Xiaoli Chen

Rationale: Endothelial dysfunction results in sustained and chronic vascular inflammation, which is central to atherosclerotic diseases. However, transcriptional regulation of vascular endothelial inflammation has not been well clarified. Objective: This study aims to explore Foxp (forkhead box P) transcription factor 1 in regulation of endothelial homeostasis, atherogenesis, and its mechanisms. Methods and Results: To assess the importance of Foxp1 in atherosclerosis, Foxp1 expression was analyzed in human coronary artery and mouse artery, and we observed significant downregulation of Foxp1 in atherosclerotic and atherosusceptible endothelium. Endothelial-specific Foxp1 knockout mice ( Foxp1 ECKO ) were bred onto Apoe KO mice to generate endothelial Foxp1-deletion hyperlipidemic model Foxp1 ECKO ;Apoe KO , which displayed significant increases in atherosclerotic lesion formation in aortas and aortic roots with enhanced monocyte adhesion, migration, and infiltration into the vascular wall and formation of inflammatory lipid-laden macrophages. In contrast, endothelial-specific Foxp1 overexpression mice Foxp1 ECTg ;Apoe KO exhibited reduced atherosclerotic lesion formation with less monocyte infiltration. Foxp1 was further identified as a gatekeeper of vessel inflammation by direct regulation of endothelial inflammasome components, including Nlrp3 (NLR [nucleotide-binding and leucine-rich repeat immune receptors] family pyrin domain containing 3), caspase-1, and IL (interleukin)-1β. Moreover, endothelial Foxp1 was found to be regulated by Klf2 (Kruppel-like factor 2). Oscillatory shear stress downregulated Foxp1 expression via repressing Klf2 expression in endothelium, and, therefore, promoted endothelial inflammasome activation, leading to atherosclerotic lesion formation. Simvastatin upregulated the reduced expression of Klf2 and Foxp1 in atherosusceptible vascular endothelium and alleviated vascular inflammation contributing to its inhibitory effect in atherosclerosis.
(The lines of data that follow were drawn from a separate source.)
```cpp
template <typename T>
struct PinnedBuf {
    T *p = nullptr;
    size_t cap = 0;
    hipError_t reserve(size_t n) {
        if (n <= cap) return hipSuccess;
        if (p) (void)hipHostFree(p);
        p = nullptr;
        cap = 0;
        size_t want = n + n / 4 + 16;
        hipError_t e = hipHostMalloc((void **)&p, want * sizeof(T), hipHostMallocDefault);
        if (e == hipSuccess) cap = want;
        return e;
    }
    void release() {
        if (p) (void)hipHostFree(p);
        p = nullptr;
        cap = 0;
    }
};

struct RgTmDeviceTables {
    RgTmDesign design;
    double *d_blob = nullptr;
    RgTmGeom geom{};
    RgTmFixTables fix{};
};

enum { RG_TUNE_TM_SEGMENT = 1, RG_TUNE_TM_TARGET_LANES = 2, RG_TUNE_PIPELINE_SLOTS = 3, RG_TUNE_TM_WINDOWS = 4, RG_TUNE_INGEST_CHUNK_KIB = 5,
       RG_TUNE_GPU_MP3_DECODE = 6, RG_TUNE_LOADER_THREADS = 7, RG_TUNE_ALBUM_PARTS = 10, RG_TUNE_PARTS_MIN_BPU = 11,
       RG_TUNE_STAGE_BYTES = 12, RG_TUNE_GROUP_BYTES = 13, RG_TUNE_GPU_FLAC_DECODE = 14 };

#define RG_MAX_SLOTS 8
#define RG_SLOT_STREAMS 4
#define RG_DEFAULT_SLOTS 8

struct RgSlot {
    hipStream_t stream = nullptr;
    hipEvent_t staging_done = nullptr;
    hipEvent_t batch_done = nullptr;
    hipEvent_t album_done = nullptr;
    bool album_pending = false;
    bool staging_pending = false;
    DevBuf<unsigned char> d_desc;
    PinnedBuf<unsigned char> h_desc;
    std::vector<unsigned char> desc_shadow;
    DevBuf<double> d_tm_rec;
    DevBuf<double> d_tm_win;
    DevBuf<uint32_t> d_hist;
    DevBuf<unsigned long long> d_k1_bad;
    DevBuf<uint32_t> d_imprecise;
    DevBuf<uint32_t> d_nonfinite;
    unsigned long long *peak_ptr = nullptr;
    DevBuf<rg_track_result> d_results;
    PinnedBuf<rg_track_result> h_results;
    DevBuf<uint32_t> d_album_hist;
    DevBuf<double> d_album_peak;
    DevBuf<rg_album_result> d_album_result;
    DevBuf<uint32_t> d_gather;
    PinnedBuf<rg_album_result> h_album_result;
    size_t n_enqueued = 0;
    int enq_album = 0;
    const void *enq_base = nullptr;
    size_t enq_bytes = 0;
    bool album_ready = false;
    std::vector<std::pair<hipEvent_t, hipEvent_t>> ev_pool;
    size_t ev_used = 0;
};

struct rg_ctx {
    int device = -1;
    std::string err;
    int kernel_variant = 0;
    uint32_t tune_tm_segment = 0;
    uint32_t tune_tm_windows = 0;
    uint64_t tune_tm_target_lanes = 0;
    int n_slots = RG_DEFAULT_SLOTS;

    RgSlot slots[RG_MAX_SLOTS];
    int cur = 0;
    hipStream_t user_stream = nullptr;
    bool user_attached = false;
    hipEvent_t user_ev = nullptr;
    bool user_dirty = false;
    RgSlot &slot() { return slots[cur]; }
    hipStream_t album_stream() { return user_attached ? user_stream : slots[cur].stream; }
    hipStream_t file_stream() { return album_stream(); }

    RgRateDesign design[RG_NUM_RATES];
    DevBuf<RgCoefDev> d_coefs;
    std::map<uint32_t, RgTmDeviceTables *> tm_tables;

    std::map<uint64_t, std::pair<uint32_t, uint32_t>> tm_choice;

    std::vector<RgTrackDev> h_tracks, h_k1_tracks;
    std::vector<RgTmTrack> h_tm_tracks;

    DevBuf<unsigned long long> d_peak_bits;
    DevBuf<unsigned char> d_mp3_tab;
    DevBuf<int16_t> d_mp3_is;
    DevBuf<unsigned char> d_mp3_units;
    DevBuf<unsigned char> d_mp3_tracks;
    DevBuf<unsigned char> d_mp3_huff;
    DevBuf<unsigned char> d_mp3_recs;
    DevBuf<unsigned char> d_mp3_main;
    bool mp3_tab_ready = false;
    DevBuf<unsigned char> d_mp3_stage[2];
    hipStream_t mp3_copy_stream = nullptr;
    hipEvent_t mp3_set_free[2] = {nullptr, nullptr};
    bool mp3_set_used[2] = {false, false};
    DevBuf<uint32_t> d_mp3_results;
    DevBuf<uint32_t> d_mp3_tiles;
    DevBuf<unsigned char> d_mp3_recs_set[2];
    DevBuf<uint32_t> d_mp3_tiles_set[2];
    DevBuf<uint32_t> d_mp3_perm_set[2];
    DevBuf<uint32_t> d_mp3_sortw_set[2];
    PinnedBuf<uint32_t> h_mp3_results;
    hipEvent_t enqueue_wait_ev = nullptr;
    hipStream_t enqueue_stream = nullptr;
    PinnedBuf<uint32_t> h_mp3_part_counts;
    PinnedBuf<rg_track_result> h_part_results;
    hipEvent_t *mp3_bench_ev = nullptr;
    void *mp3_pipe = nullptr;
    void (*mp3_pipe_free)(void *) = nullptr;
    void *file_pool = nullptr;
    std::vector<std::string> file_errors;
    void (*file_pool_free)(void *) = nullptr;
    int gpu_mp3_decode = 3;
    int gpu_flac_decode = 1;
    DevBuf<unsigned char> d_flac_blob;
    DevBuf<unsigned char> d_flac_work;
    PinnedBuf<unsigned char> h_flac_stage;
    DevBuf<unsigned char> d_flac_md5;
    DevBuf<unsigned char> d_mp3_crc;
    PinnedBuf<unsigned char> h_mp3_crc;
    DevBuf<unsigned char> d_rip;
    DevBuf<unsigned char> d_stats;
    DevBuf<unsigned char> d_spectrum;
    DevBuf<unsigned char> d_dr;
    DevBuf<unsigned char> d_stereo;
    DevBuf<unsigned char> d_clicks;
    DevBuf<unsigned char> d_flacenc;
    DevBuf<unsigned char> d_flacenc_out;
// ... 90 lines not shown
```

mp3rgain_amd/csrc/rg_device.h:

```cpp
#pragma once

#include <stdint.h>

#include "../../include/mp3rgain_amd.h"
#include "../../include/rg_coeffs.h"

#define RG_MAX_TAPS 11

struct RgCoefDev {
    double ya[11];
    double yb[11];
    double ba[3];
    double bb[3];
};

struct RgTrackDev {
    const void *ch0;
    const void *ch1;
    uint64_t frames;
    uint32_t window;
    uint32_t n_windows;
    uint32_t seg_windows;
    uint32_t n_segments;
    uint32_t halo;
    uint32_t coef_idx;
    uint32_t format;
    uint32_t item_base;
    uint32_t sample_rate;
    uint32_t file_type;
    uint32_t track_index;
    uint32_t pad_;
};

#define RG_ONE_MINUS_PERCENTILE (1.0 - 0.95)
```

mp3rgain_amd/csrc/rg_enqueue.hip:

```cpp
#include <stdlib.h>
#include <string.h>

#include <math.h>

#include <algorithm>

#include "rg_ctx.h"

extern "C" {
hipError_t rg_launch_k1_halo(const RgTrackDev *, uint32_t, uint32_t, const RgCoefDev *, uint32_t *,
                             unsigned long long *, unsigned long long *, hipStream_t);
hipError_t rg_launch_track_results(const uint32_t *, const unsigned long long *, const RgTrackDev *,
                                   const unsigned long long *, rg_track_result *, uint32_t, hipStream_t);
hipError_t rg_launch_album_merge(const uint32_t *, const unsigned long long *, uint32_t, uint32_t *, double *,
                                 hipStream_t);
hipError_t rg_launch_tm_main(int fmt, int nch, const RgTmCoef *, const RgTmGeom *, const RgTmTrack *, uint32_t, uint32_t,
                             double *, uint32_t, double *, uint32_t, uint32_t *, uint32_t *, uint64_t, hipStream_t);
hipError_t rg_launch_tm_fix(int nch, const RgTmGeom *, const RgTmFixTables *, const RgTmTrack *, uint32_t, uint32_t,
                            const double *, uint32_t, const double *, uint32_t, uint32_t *, uint32_t *, uint32_t *,
                            unsigned long long *, uint32_t *, rg_track_result *, hipStream_t);
}

namespace {

const uint32_t kMinSegment = 96;

struct TmGroup {
    int rate_idx, fmt, nch;
    std::vector<uint32_t> ids;
    uint64_t frames = 0;
};

int validate(rg_ctx *c, const rg_track_desc *tracks, size_t n, size_t pcm_bytes) {
    for (size_t t = 0; t < n; ++t) {
        const rg_track_desc &d = tracks[t];
        if (rg_rate_index(d.sample_rate) < 0)
            return rg_set_err(c, RG_ERR_UNSUPPORTED_RATE,
                              "Unsupported sample rate: %u Hz. Supported rates: 96000, 88200, 64000, 48000, 44100, "
                              "32000, 24000, 22050, 16000, 12000, 11025, 8000",
                              d.sample_rate);
        if (d.channels == 0) return rg_set_err(c, RG_ERR_INVALID_ARG, "track %zu: channels == 0", t);
        if (d.format > RG_FMT_S32_PLANAR) return rg_set_err(c, RG_ERR_INVALID_ARG, "track %zu: unknown format %u", t, d.format);
        const size_t bps = rg_bytes_per_sample(d.format);
        if (d.offset_bytes % bps) return rg_set_err(c, RG_ERR_INVALID_ARG, "track %zu: offset not sample-aligned", t);
        const uint64_t need = d.offset_bytes + (uint64_t)d.channels * d.frames * bps;
        if (need > pcm_bytes)
            return rg_set_err(c, RG_ERR_INVALID_ARG, "track %zu: extends past the PCM arena (%llu > %zu)", t,
                              (unsigned long long)need, pcm_bytes);
        const uint32_t W = rg_window_samples(d.sample_rate);
        if ((d.frames + W - 1) / W > 0x7FFFFFFFull) return rg_set_err(c, RG_ERR_INVALID_ARG, "track %zu: too long", t);
    }
    return RG_OK;
}

void fill_common(rg_ctx *c, const rg_track_desc &d, const unsigned char *d_base, uint32_t track_index, RgTrackDev &o) {
    const int ri = rg_rate_index(d.sample_rate);
    const size_t bps = rg_bytes_per_sample(d.format);
    memset(&o, 0, sizeof o);
    o.ch0 = d_base + d.offset_bytes;
    o.ch1 = d.channels >= 2 ? d_base + d.offset_bytes + d.frames * bps : nullptr;
    o.frames = d.frames;
    o.window = rg_window_samples(d.sample_rate);
    o.n_windows = (uint32_t)((d.frames + o.window - 1) / o.window);
    o.coef_idx = (uint32_t)ri;
    o.format = d.format;
    o.sample_rate = d.sample_rate;
    o.file_type = RG_FILE_MP3;
    o.track_index = track_index;
    (void)c;
}

int finish_k1_list(rg_ctx *c, RgTrackDev *list, size_t n, uint32_t *total_items) {
    uint64_t total_windows = 0;
    for (size_t t = 0; t < n; ++t) total_windows += list[t].n_windows;
    uint32_t seg_windows = 1;
    if (total_windows > (1u << 18)) {
        uint64_t s = total_windows >> 17;
        seg_windows = (uint32_t)(s > 16 ? 16 : s);
    }
    uint64_t items = 0;
    for (size_t t = 0; t < n; ++t) {
        RgTrackDev &o = list[t];
        if (t > 0 && list[t - 1].coef_idx != o.coef_idx) items = (items + 63) & ~(uint64_t)63;
        if (c->design[o.coef_idx].stable) {
            o.seg_windows = seg_windows;
            o.halo = c->design[o.coef_idx].halo_frames;
        } else {
            o.seg_windows = o.n_windows ? o.n_windows : 1;
            o.halo = 0xFFFFFFFFu;
        }
        o.n_segments = (o.n_windows + o.seg_windows - 1) / o.seg_windows;
        o.item_base = (uint32_t)items;
        items += o.n_segments;
        if (items > 0x7FFFFFFFull) return rg_set_err(c, RG_ERR_INVALID_ARG, "batch too large");
    }
    *total_items = (uint32_t)items;
    return RG_OK;
}
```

Conclusions: These data are the first in vivo experimental validation of an atheroprotective role of endothelial Klf2 and Foxp1, which reveals a Klf2-Foxp1 transcriptional network in endothelial cells as a novel regulator of endothelial inflammasome activation for atherogenesis, therefore, provides opportunities for therapeutic intervention of atherosclerotic diseases and uncovers a novel atheroprotective mechanism for simvastatin.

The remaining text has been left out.